• **WORK ITEM**: Print the listing exactly, but only as far as the line containing "fma4(float4 a, float4". The first line and that line are both included.

-------- STUDY MATERIAL --------

struct DwPwSParams {
    const float4* x;
    const float4* wd;
    const float4* dscale;
    const float4* dshift;
    const float* wsplit;
    const float* descale;
    const float* pshift;
    float* y;
    int H, W, C4, KT, OH, OW, Cout, pad_t, pad_l, tiles_w, tiles_h, tiles_n;
    unsigned total;
    float a_scale;
    int reverse;
    int nimg;
    unsigned m_n, m_w, m_h;
    unsigned long long* stamps;
};

constexpr int ROWB = 128;
__device__ __forceinline__ int swzb(int row, int chunk) { return row * ROWB + 16 * (chunk ^ ((row >> 1) & 7) ^ ((row & 1) << 2)); }
__device__ __forceinline__ float4 fma4(float4 a, float4 b, float4 c) {
    return make_float4(fmaf(a.x, b.x, c.x), fmaf(a.y, b.y, c.y), fmaf(a.z, b.z, c.z), fmaf(a.w, b.w, c.w));
}
__device__ __forceinline__ float relu6(float v) { return fminf(fmaxf(v, 0.f), 6.f); }
__device__ __forceinline__ unsigned fastdiv(unsigned x, unsigned m) { return m ? __umulhi(x, m) : x; }

template <int STRIDE, int TW, int BN, int OCC, int ACT>
__global__ __launch_bounds__(256, OCC) void dwpw_f16s_kernel(DwPwSParams p) {
    constexpr int TH = 128 / TW;
    constexpr int U = TW * 8;
    constexpr int RG = 256 / U;
    constexpr int RPT = TH / RG;
    static_assert(RPT == 4, "patch shapes 8x16 and 16x8");
    constexpr int WN = BN / 2, NI = WN / 32, BP = BN / 32;
    __shared__ __attribute__((aligned(16))) unsigned char As[128 * ROWB];
    __shared__ __attribute__((aligned(16))) unsigned char Bs[BN * ROWB];

    const int tid = threadIdx.x;
    const int lane = tid & 63, wave = tid >> 6;
    const int wm = wave >> 1, wn = wave & 1;
    const int li = lane & 31, lh = lane >> 5;
    const int srow = tid >> 3, skq = tid & 7;
    const int u = tid % U, tw = u >> 3, c4l = u & 7;
    const int row0 = (tid / U) * RPT;
    const int arow = wm * 64 + li, brow = wn * WN + li;

    for (unsigned t = blockIdx.x; t < p.total; t += gridDim.x) {
        const unsigned lt = xcd_remap_dir(t, p.total, p.reverse);
        const int n0 = (lt % p.tiles_n) * BN;
        const unsigned pt = lt / p.tiles_n;
        const int ow0 = (pt % p.tiles_w) * TW;
        const int oh0 = ((pt / p.tiles_w) % p.tiles_h) * TH;
        const int n = pt / (p.tiles_w * p.tiles_h);

        const int ow = min(ow0 + tw, p.OW - 1);
        const int iw0 = ow * STRIDE - p.pad_l;
        const float ml = iw0 >= 0 ? 1.f : 0.f, mm = (iw0 + 1 >= 0 && iw0 + 1 < p.W) ? 1.f : 0.f, mr = iw0 + 2 < p.W ? 1.f : 0.f;
        const int cl = max(iw0, 0) * p.C4, cm = min(max(iw0 + 1, 0), p.W - 1) * p.C4, cr = min(iw0 + 2, p.W - 1) * p.C4;
        const float4* ximg = p.x + (size_t)n * p.H * p.W * p.C4;
        const int ih0 = (oh0 + row0) * STRIDE - p.pad_t;
        const float* bsrc = p.wsplit + (size_t)(n0 + srow) * p.KT * 32 + 4 * skq;

        f32x16 acc[2][NI];
#pragma unroll
        for (int mi = 0; mi < 2; ++mi)
#pragma unroll
            for (int ni = 0; ni < NI; ++ni)
#pragma unroll
                for (int r = 0; r < 16; ++r) acc[mi][ni][r] = 0.f;
// ... 71 lines not shown
                f16x8 ah[2], al[2], bh[NI], bl[NI];
#pragma unroll
                for (int mi = 0; mi < 2; ++mi) {
                    ah[mi] = *(const f16x8*)(&As[swzb(arow + mi * 32, 2 * s + lh)]);
                    al[mi] = *(const f16x8*)(&As[swzb(arow + mi * 32, 4 + 2 * s + lh)]);
                }
#pragma unroll
                for (int ni = 0; ni < NI; ++ni) {
                    bh[ni] = *(const f16x8*)(&Bs[swzb(brow + ni * 32, 2 * s + lh)]);
                    bl[ni] = *(const f16x8*)(&Bs[swzb(brow + ni * 32, 4 + 2 * s + lh)]);
                }
#pragma unroll
                for (int mi = 0; mi < 2; ++mi)
#pragma unroll
                    for (int ni = 0; ni < NI; ++ni) {
                        acc[mi][ni] = __builtin_amdgcn_mfma_f32_32x32x16_f16(al[mi], bh[ni], acc[mi][ni], 0, 0, 0);
                        acc[mi][ni] = __builtin_amdgcn_mfma_f32_32x32x16_f16(ah[mi], bl[ni], acc[mi][ni], 0, 0, 0);
                        acc[mi][ni] = __builtin_amdgcn_mfma_f32_32x32x16_f16(ah[mi], bh[ni], acc[mi][ni], 0, 0, 0);
                    }
            }
        }
        const bool full = oh0 + TH <= p.OH && ow0 + TW <= p.OW;
        float* ybase = p.y + ((size_t)n * p.OH * p.OW) * p.Cout;
#pragma unroll
        for (int ni = 0; ni < NI; ++ni) {
            const int col = n0 + wn * WN + ni * 32 + li;
            const float ds = p.descale[col], sh = p.pshift[col];
#pragma unroll
            for (int mi = 0; mi < 2; ++mi) {
                const int Rb = wm * 64 + mi * 32 + 4 * lh;
                if (full) {
#pragma unroll
                    for (int r = 0; r < 16; ++r) {
                        const int R = Rb + (r & 3) + 8 * (r >> 2);
                        ybase[((size_t)(oh0 + R / TW) * p.OW + ow0 + (R % TW)) * p.Cout + col] = apply_act<ACT>(fmaf(acc[mi][ni][r], ds, sh));
                    }
                } else {
#pragma unroll
                    for (int r = 0; r < 16; ++r) {
                        const int R = Rb + (r & 3) + 8 * (r >> 2);
                        const int oh = oh0 + R / TW, owc = ow0 + (R % TW);
                        if (oh < p.OH && owc < p.OW)
                            ybase[((size_t)oh * p.OW + owc) * p.Cout + col] = apply_act<ACT>(fmaf(acc[mi][ni][r], ds, sh));
                    }
                }
            }
        }
    }
}
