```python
class Engine(object):
    def __init__(self, model):
        self.m = model
        self._drop_calls = 0
        self._side = None
        self._wt_plan_cache = None
        self.overlap_wgrad = os.environ.get("MPN_SIDE_STREAM", "1") != "0"
        self.pyramid_towers = os.environ.get("MPN_PYRAMID_TOWERS", "1") != "0"
        self.fuse_bn_stats = os.environ.get("MPN_BN_FUSED_STATS", "1") != "0"
        self.fold_bn = os.environ.get("MPN_FOLD_BN", "1") != "0"
        self.fuse_bn_finalize = os.environ.get("MPN_BN_FUSED_FINALIZE", "1") != "0"
        self.det_pyramid_side = int(os.environ.get("MPN_DET_PYRAMID_SIDE", "2"))
        self.bn_mask_bits = os.environ.get("MPN_BN_MASK_BITS", "1") != "0"
        self.defer_shortcut_grad = os.environ.get("MPN_DEFER_SHORTCUT_GRAD", "1") != "0"
        self.virtual_concat = os.environ.get("MPN_VIRTUAL_CONCAT", "1") != "0"
        self.conv2_classes = os.environ.get("MPN_CONV2_CLASSES", "1") != "0"

    def side_stream(self, device):
        if not self.overlap_wgrad or device.type != "cuda":
            return None
        if self._side is None:
            self._side = torch.cuda.Stream(device=device)
        return self._side

    def _on_side(self, ctx, device, keep, fn, torch_ops=False, done_event=False):
        side = self.side_stream(device)
        if side is None:
            fn()
            return None
        ctx.side_keep.append(keep)
        ev = torch.cuda.Event()
        gpu_op(ev.record, torch.cuda.current_stream(device))
        gpu_op(side.wait_event, ev)
        if torch_ops:
            with torch.cuda.stream(side):
                fn()
        else:
            ops.push_stream(side)
            try:
                fn()
            finally:
                ops.pop_stream()
        if not done_event:
            return None
        done = torch.cuda.Event()
        gpu_op(done.record, side)
        return done

    @property
# ... 552 lines not shown
        return src

    def stem(self, ctx, img):
        f = self.m.fpn
        B, _, H, W = img.shape
        Hp, Wp = H + 6, W + 8
        img = img.detach()
        if img.dtype != torch.float32:
            img = img.float()
        packed = torch.empty((B, Hp, Wp, 4), dtype=self.cdt, device=img.device)
        call("mpn_stem_pack_image", ops.ptr(img), img.stride(0), img.stride(1), img.stride(2), img.stride(3), ops.ptr(packed),
             B, H, W, ops.dtype_code(self.cdt), ops.stream_ptr())
        xa = Act(packed, 4)
        w = f.conv1.weight
        wp = torch.empty((64, 7, 32), dtype=self.cdt, device=img.device)
        call("mpn_stem_pack_weight", ops.ptr(self.m._arena.data_seg(w)), ops.ptr(wp), 64, ops.dtype_code(self.cdt), ops.stream_ptr())
        Ho, Wo = ops.conv_out_hw(H, W, 7, 7, 2, 3)
        geom = (Hp, Wp, Hp * Wp * 4, Wp * 4, 4)
        bn_train = f.bn1.training
        if self.fold_bn and not ctx.train and not bn_train:
            bst = ops.bn_finalize_eval(f.bn1.weight.data, f.bn1.bias.data, f.bn1.running_mean, f.bn1.running_var, f.bn1.eps)
            z, _ = ops.conv_forward(xa, wp, 64, 7, 1, 2, 0, cin=32, x_geom=geom, out_hw=(Ho, Wo), scale=bst.scale, bias=bst.shift, act=1)
            return self.maxpool(ctx, z)
        y, st = ops.conv_forward(xa, wp, 64, 7, 1, 2, 0, cin=32, x_geom=geom, out_hw=(Ho, Wo), want_stats=bn_train,
                                 bn_fin=self._bn_fin(f.bn1) if bn_train else None)
        if ctx.train and w.requires_grad:
            y.needs_grad = True
            self._note_use(ctx, w)

            def bwd():
                dy = ctx.pop_grad(y)
                if dy is None:
                    return self._param_grads(ctx, f.conv1, None)
                dwp = torch.empty((64, 7, 32), dtype=torch.float32, device=img.device)

                def wgrad(dw, db, i):
                    call("mpn_fill_f32", ops.ptr(dwp), 0.0, dwp.numel(), ops.stream_ptr())
                    ops.conv_wgrad(xa, dy, dwp, 64, 7, 1, 2, 0, cin=32, x_geom=geom)
                    call("mpn_stem_unpack_wgrad", ops.ptr(dwp), ops.ptr(dw), 64, ops.stream_ptr())
                self._param_grads(ctx, f.conv1, (dy,), (xa, dy, dwp), wgrad)
            ctx.tape.append(bwd)
        z = self.bn(ctx, y, st, f.bn1, True)
        return self.maxpool(ctx, z)

    def conv_bn(self, ctx, x, conv, bn, relu, res=None):
        if self.fold_bn and not ctx.train and not bn.training:
            st = ops.bn_finalize_eval(bn.weight.data, bn.bias.data, bn.running_mean, bn.running_var, bn.eps)
            O, I, R, S, stride, pad = _geom(conv)
            act = (3 if res is not None else 1) if relu else 0
            y, _ = ops.conv_forward(x, self.w_fwd(conv), O, R, S, stride, pad, scale=st.scale, bias=st.shift, act=act,
                                    res=res, res_mode=1 if res is not None else 0)
            return y
        y, s = self.conv(ctx, x, conv, stats=bn.training, bn=bn)
        return self.bn(ctx, y, s, bn, relu, res=res)

    def bottleneck(self, ctx, x, blk):
        z1 = self.conv_bn(ctx, x, blk.conv1, blk.bn1, True)
        z2 = self.conv_bn(ctx, z1, blk.conv2, blk.bn2, True)
        sc = self.conv_bn(ctx, x, blk.downsample[0], blk.downsample[1], False) if len(blk.downsample) > 0 else x
        return self.conv_bn(ctx, z2, blk.conv3, blk.bn3, True, res=sc)

    def backbone(self, ctx, img):
        f = self.m.fpn
        c = self.stem(ctx, img)
        feats = []
        for layer in (f.layer1, f.layer2, f.layer3, f.layer4):
# ... 170 lines not shown
```
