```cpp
int stcn_test_conv(void *stream, const float *x, const float *w, const float *bias, const float *res,
                   float *y, int B, int H, int W, int Cin, int Cout, int KH, int KW, int stride,
                   int pad, int flags, int splitk);

int stcn_test_conv_ex(void *stream, const float *x, const float *w, const float *bias, const float *res,
                      float *y, int B, int H, int W, int Cin, int Cout, int KH, int KW, int stride,
                      int pad, int flags, int splitk, const float *x1, int c1, long bs0, long bs1, long res_bs, int res_bmod, long y_bs);

int stcn_test_conv_path(int B, int H, int W, int Cin, int Cout, int K, int stride, int flags, int splitk, char *out, int n);
#define STCN_CONV_PLAN_INTS 27
int stcn_test_conv_plan(int B, int H, int W, int Cin, int Cout, int K, int stride, int flags, int splitk, int32_t *iv, int n, double *dv);
const char *stcn_last_conv_path(void);
int stcn_test_sweep_plan(int idx, int closest, int mem_freq, int cap, int32_t *out, int n, int32_t *count);
int stcn_test_conv_trace(int on);
const char *stcn_test_conv_trace_get(void);

int stcn_test_kernel(const char *name, void *stream, void *const *ptrs, int nptr, const int64_t *iv, int ni, const double *fv, int nf);

int stcn_test_encode_key(const stcn_model *m, void *stream, const float *img, int nh, int nw,
                         float *k16, float *f16_thin, float *f16, float *f8, float *f4);

int stcn_test_encode_value(const stcn_model *m, void *stream, const float *img, const float *f16,
                           const float *masks, int k, int nh, int nw, float *out);
// ... 71 lines not shown
```

Measured before the change: 822.5 frames/s.

## Reuse Winograd F4 input transform across sibling convs and restructure input kernel via LDS

Adds tagging of the Winograd F(4x4) transformed input buffer so a conv that reads the same input as the previous one (downsample/conv1 pairs) skips its input transform, optionally producing a second ReLU'd copy in the same pass (dual mode). The input transform kernel is rewritten to have each thread load one column, do the row transform, exchange through LDS, and finish the column transform, which cuts redundant loads of overlapping tiles. This removes repeated input-transform launches and global reads, at the cost of extra workspace for the dual copy, extra LDS barriers, and tag-validity bookkeeping that could go stale if buffers change.

Measured after the change: 826.3 frames/s, median of 5. About the same (+0.5%).

```diff
diff --git a/eva_vos_amd/_lib.py b/eva_vos_amd/_lib.py
--- a/eva_vos_amd/_lib.py
+++ b/eva_vos_amd/_lib.py
@@ -60,6 +60,9 @@
     "stcn_test_conv_trace_get": (C.c_char_p, []),
     "stcn_test_conv": (_I, [_P, _P, _P, _P, _P, _P] + [_I] * 11),
     "stcn_test_conv_ex": (_I, [_P, _P, _P, _P, _P, _P] + [_I] * 11 + [_P, _I, _L, _L, _L, _I, _L]),
+    "stcn_test_conv_pair": (_I, [_P] * 6 + [_I] * 8 + [C.POINTER(C.c_int32)]),
+    "stcn_test_wino4_input": (_I, [_P, _P] + [_I] * 6 + [_P, _P]),
+    "stcn_bench_wino4_input": (_I, [_P, _P] + [_I] * 7 + [_P, _P, C.POINTER(_F)]),
     "stcn_test_conv_path": (_I, [_I] * 9 + [C.c_char_p, _I]),
     "stcn_test_conv_plan": (_I, [_I] * 9 + [C.POINTER(C.c_int32), _I, C.POINTER(_D)]),
     "stcn_test_sweep_plan": (_I, [_I, _I, _I, _I, C.POINTER(C.c_int32), _I, C.POINTER(C.c_int32)]),
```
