@@ -73,7 +86,7 @@
             const int sy = y + tap / 3 - 1, sx = x + tap % 3 - 1;
             if (((unsigned)sy < (unsigned)R) && ((unsigned)sx < (unsigned)C)) m |= 1u << tap;
         }
-        g.okmask[nb] = (col < n_valid_cols) ? m : 0u;
+        g.okmask[nb] = (board < TB) ? m : 0u;
     }
 }
 template <class GEO, int TAP>
@@ -81,6 +94,10 @@
     const int shift = (TAP / 3 - 1) * crs + (TAP % 3 - 1) * GEO::RS;
     const uint32_t a = g.rowbase[nb] + (uint32_t)shift;
     return (g.okmask[nb] & (1u << TAP)) ? a : ((a & 255u) | (uint32_t)GEO::ZERO_OFF);
+}
+
+template <class GEO> constexpr bool off_board(int tap, int nb) {
+    return GEO::RB && ((nb == 0 && tap < 3) || (nb == GEO::NB - 1 && tap >= 6));
 }
 
 template <int NB> struct XWin {
@@ -106,13 +123,15 @@
 __device__ __forceinline__ void run_chunk(f32x4 (&acc1)[GEO::NB][2], f32x4 (&acc2)[GEO::NB][2], const WChunk &w, XWin<GEO::NB> &X,
                                           const unsigned char *lds_cur, const unsigned char *lds_next, int crs, const LaneGeo<GEO> &geo) {
     constexpr int NB = GEO::NB, P = XWin<NB>::P;
+    static_assert(!GEO::RB || P == NB, "the row-aligned skips assume the full window");
 #pragma unroll
     for (int nb = 0; nb < NB; nb++) {
-        mma6<ZERO>(acc1[nb], acc2[nb], w, X.h[nb % P], X.l[nb % P]);
+        const bool mma = !off_board<GEO>(J, nb), ld = nb + P < NB || !off_board<GEO>((J + 1) % 9, nb + P - NB);
+        if (mma) mma6<ZERO>(acc1[nb], acc2[nb], w, X.h[nb % P], X.l[nb % P]);
         if (nb + P < NB) load_x1<GEO>(X, nb % P, lds_cur, tap_addr<GEO, J>(nb + P, crs, geo));
-        else load_x1<GEO>(X, nb % P, lds_next, tap_addr<GEO, (J + 1) % 9>(nb + P - NB, crs, geo));
-        __builtin_amdgcn_sched_group_barrier(0x008, 6, 0);
-        __builtin_amdgcn_sched_group_barrier(0x100, 2, 0);
+        else if (ld) load_x1<GEO>(X, nb % P, lds_next, tap_addr<GEO, (J + 1) % 9>(nb + P - NB, crs, geo));
+        if (mma) __builtin_amdgcn_sched_group_barrier(0x008, 6, 0);
+        if (ld) __builtin_amdgcn_sched_group_barrier(0x100, 2, 0);
     }
 }
 
@@ -123,7 +142,12 @@
     constexpr int KQ = STEM ? 1 : GEO::NW, NB = GEO::NB, D = GEO::D, P = XWin<NB>::P;
     XWin<NB> X;
 #pragma unroll
-    for (int nb = 0; nb < P; nb++) load_x1<GEO>(X, nb, lds, tap_addr<GEO, 0>(nb, crs, geo));
+    for (int nb = 0; nb < P; nb++)
+        if (!off_board<GEO>(0, nb)) load_x1<GEO>(X, nb, lds, tap_addr<GEO, 0>(nb, crs, geo));
+    if constexpr (GEO::RB) {
+#pragma unroll
+        for (int mb = 0; mb < 2; mb++) acc1[0][mb] = acc2[0][mb] = (f32x4){0.f, 0.f, 0.f, 0.f};
+    }
     auto step = [&](auto jt, auto zt, const unsigned char *lds_cur, const unsigned char *lds_next) {
         constexpr int J = decltype(jt)::value, S = J % D;
         run_chunk<GEO, J, decltype(zt)::value>(acc1, acc2, W[S], X, lds_cur, lds_next, crs, geo);
@@ -148,13 +172,13 @@
     for (int kq = 1; kq < KQ; kq++) taps(std::false_type{}, lds + kq * 64, lds + (kq + 1) * 64);
 }
 
-template <int NW_, int NB_, int D_>
+template <int NW_, int NB_, int D_, bool RB_>
 __global__ void __launch_bounds__(64 * NW_, 1)
 k_tower_g(const float *__restrict__ planes, const unsigned char *__restrict__ weights, const unsigned char *__restrict__ head_w,
           const float *__restrict__ bias, const float *__restrict__ head_bias, float *__restrict__ out, float *__restrict__ out_heads,
           const int *__restrict__ rows, const int *__restrict__ n_rows, int G, int R, int C, int TB, int n_layers, float in_scale,
           float acc_scale, float head_scale, float out_scale, int gate_lo, int gate_hi) {
-    using GEO = Geo<NW_, NB_, D_>;
+    using GEO = Geo<NW_, NB_, D_, RB_>;
     constexpr int NW = GEO::NW, NB = GEO::NB, D = GEO::D, CH = GEO::CH, RS = GEO::RS, NT = 64 * NW_;
     __shared__ __attribute__((aligned(256))) unsigned char lds[GEO::LDS_BYTES];
     const int n_live = n_rows ? min(*n_rows, G) : G;
@@ -164,7 +188,7 @@
     const int lane = threadIdx.x & 63;
     const int wave = __builtin_amdgcn_readfirstlane(threadIdx.x >> 6);
     const int cells = R * C, ncol = TB * cells;
-    const int n_tower = 9 + 9 * NW * (n_layers - 1), crs = C * RS;
+    const int n_tower = 9 + 9 * NW * (n_layers - 1), crs = (GEO::RB ? 16 : C) * RS;
 
     const uint32_t voff = (uint32_t)(wave * 4096 + lane * 16);
     WChunk W[D];
@@ -174,8 +198,10 @@
     for (int t = threadIdx.x; t < 128; t += NT)
         ((u32x2 *)(lds + GEO::ZERO_OFF + (t >> 6) * GEO::PART_BYTES))[t & 63] = (u32x2){0u, 0u};
     for (int col = threadIdx.x; col < GEO::NCOL; col += NT) {
-        const int gb = g0 + col / cells, cell = col % cells;
-        const bool live = col < ncol && gb < n_live;
+        int b, cell;
+        col_board_cell<GEO>(col, C, cells, b, cell);
+        const int gb = g0 + b;
+        const bool live = b < TB && gb < n_live;
         const int src = live ? (rows ? rows[gb] : gb) : 0;
         float p[6];
 #pragma unroll
@@ -195,7 +221,7 @@
     }
 
     LaneGeo<GEO> geo;
-    make_lane_geo<GEO>(geo, lane, R, C, ncol);
+    make_lane_geo<GEO>(geo, lane, R, C, TB);
     const int n16 = lane & 15, kg = lane >> 4;
     unsigned char *res_lds = lds + GEO::RES_OFF + (wave * 2 * NB) * 1024 + lane * 16;
     int chunk = 0;
@@ -286,9 +312,10 @@
                     h1 = __builtin_amdgcn_mfma_f32_16x16x32_f16(wh[kq], xh, h1, 0, 0, 0);
                     h2 = __builtin_amdgcn_mfma_f32_16x16x32_f16(wh[kq], xl, a, 0, 0, 0);
                 }
-                const int col = nb * 16 + n16;
-                const int gb = g0 + col / cells, cell = col % cells;
-                if (col < ncol && gb < n_live) {
+                int bd, cell;
+                col_board_cell<GEO>(nb * 16 + n16, C, cells, bd, cell);
+                const int gb = g0 + bd;
+                if (bd < TB && gb < n_live) {
                     float *o = out_heads + (((size_t)gb * 2 + head) * 32 + mb * 16 + kg * 4) * cells + cell;
 #pragma unroll
                     for (int i = 0; i < 4; i++) o[i * cells] = relu_keep_nan(__builtin_fmaf(h1[i] + h2[i], head_scale, b[i]));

--------

• **EXERCISE RESULT**:
struct DwPwSParams {
    const float4* x;
    const float4* wd;
    const float4* dscale;
    const float4* dshift;
    const float* wsplit;
    const float* descale;
    const float* pshift;
    float* y;
    int H, W, C4, KT, OH, OW, Cout, pad_t, pad_l, tiles_w, tiles_h, tiles_n;
    unsigned total;
    float a_scale;
    int reverse;
    int nimg;
    unsigned m_n, m_w, m_h;
    unsigned long long* stamps;
};

constexpr int ROWB = 128;
__device__ __forceinline__ int swzb(int row, int chunk) { return row * ROWB + 16 * (chunk ^ ((row >> 1) & 7) ^ ((row & 1) << 2)); }
__device__ __forceinline__ float4 fma4(float4 a, float4 b, float4 c) {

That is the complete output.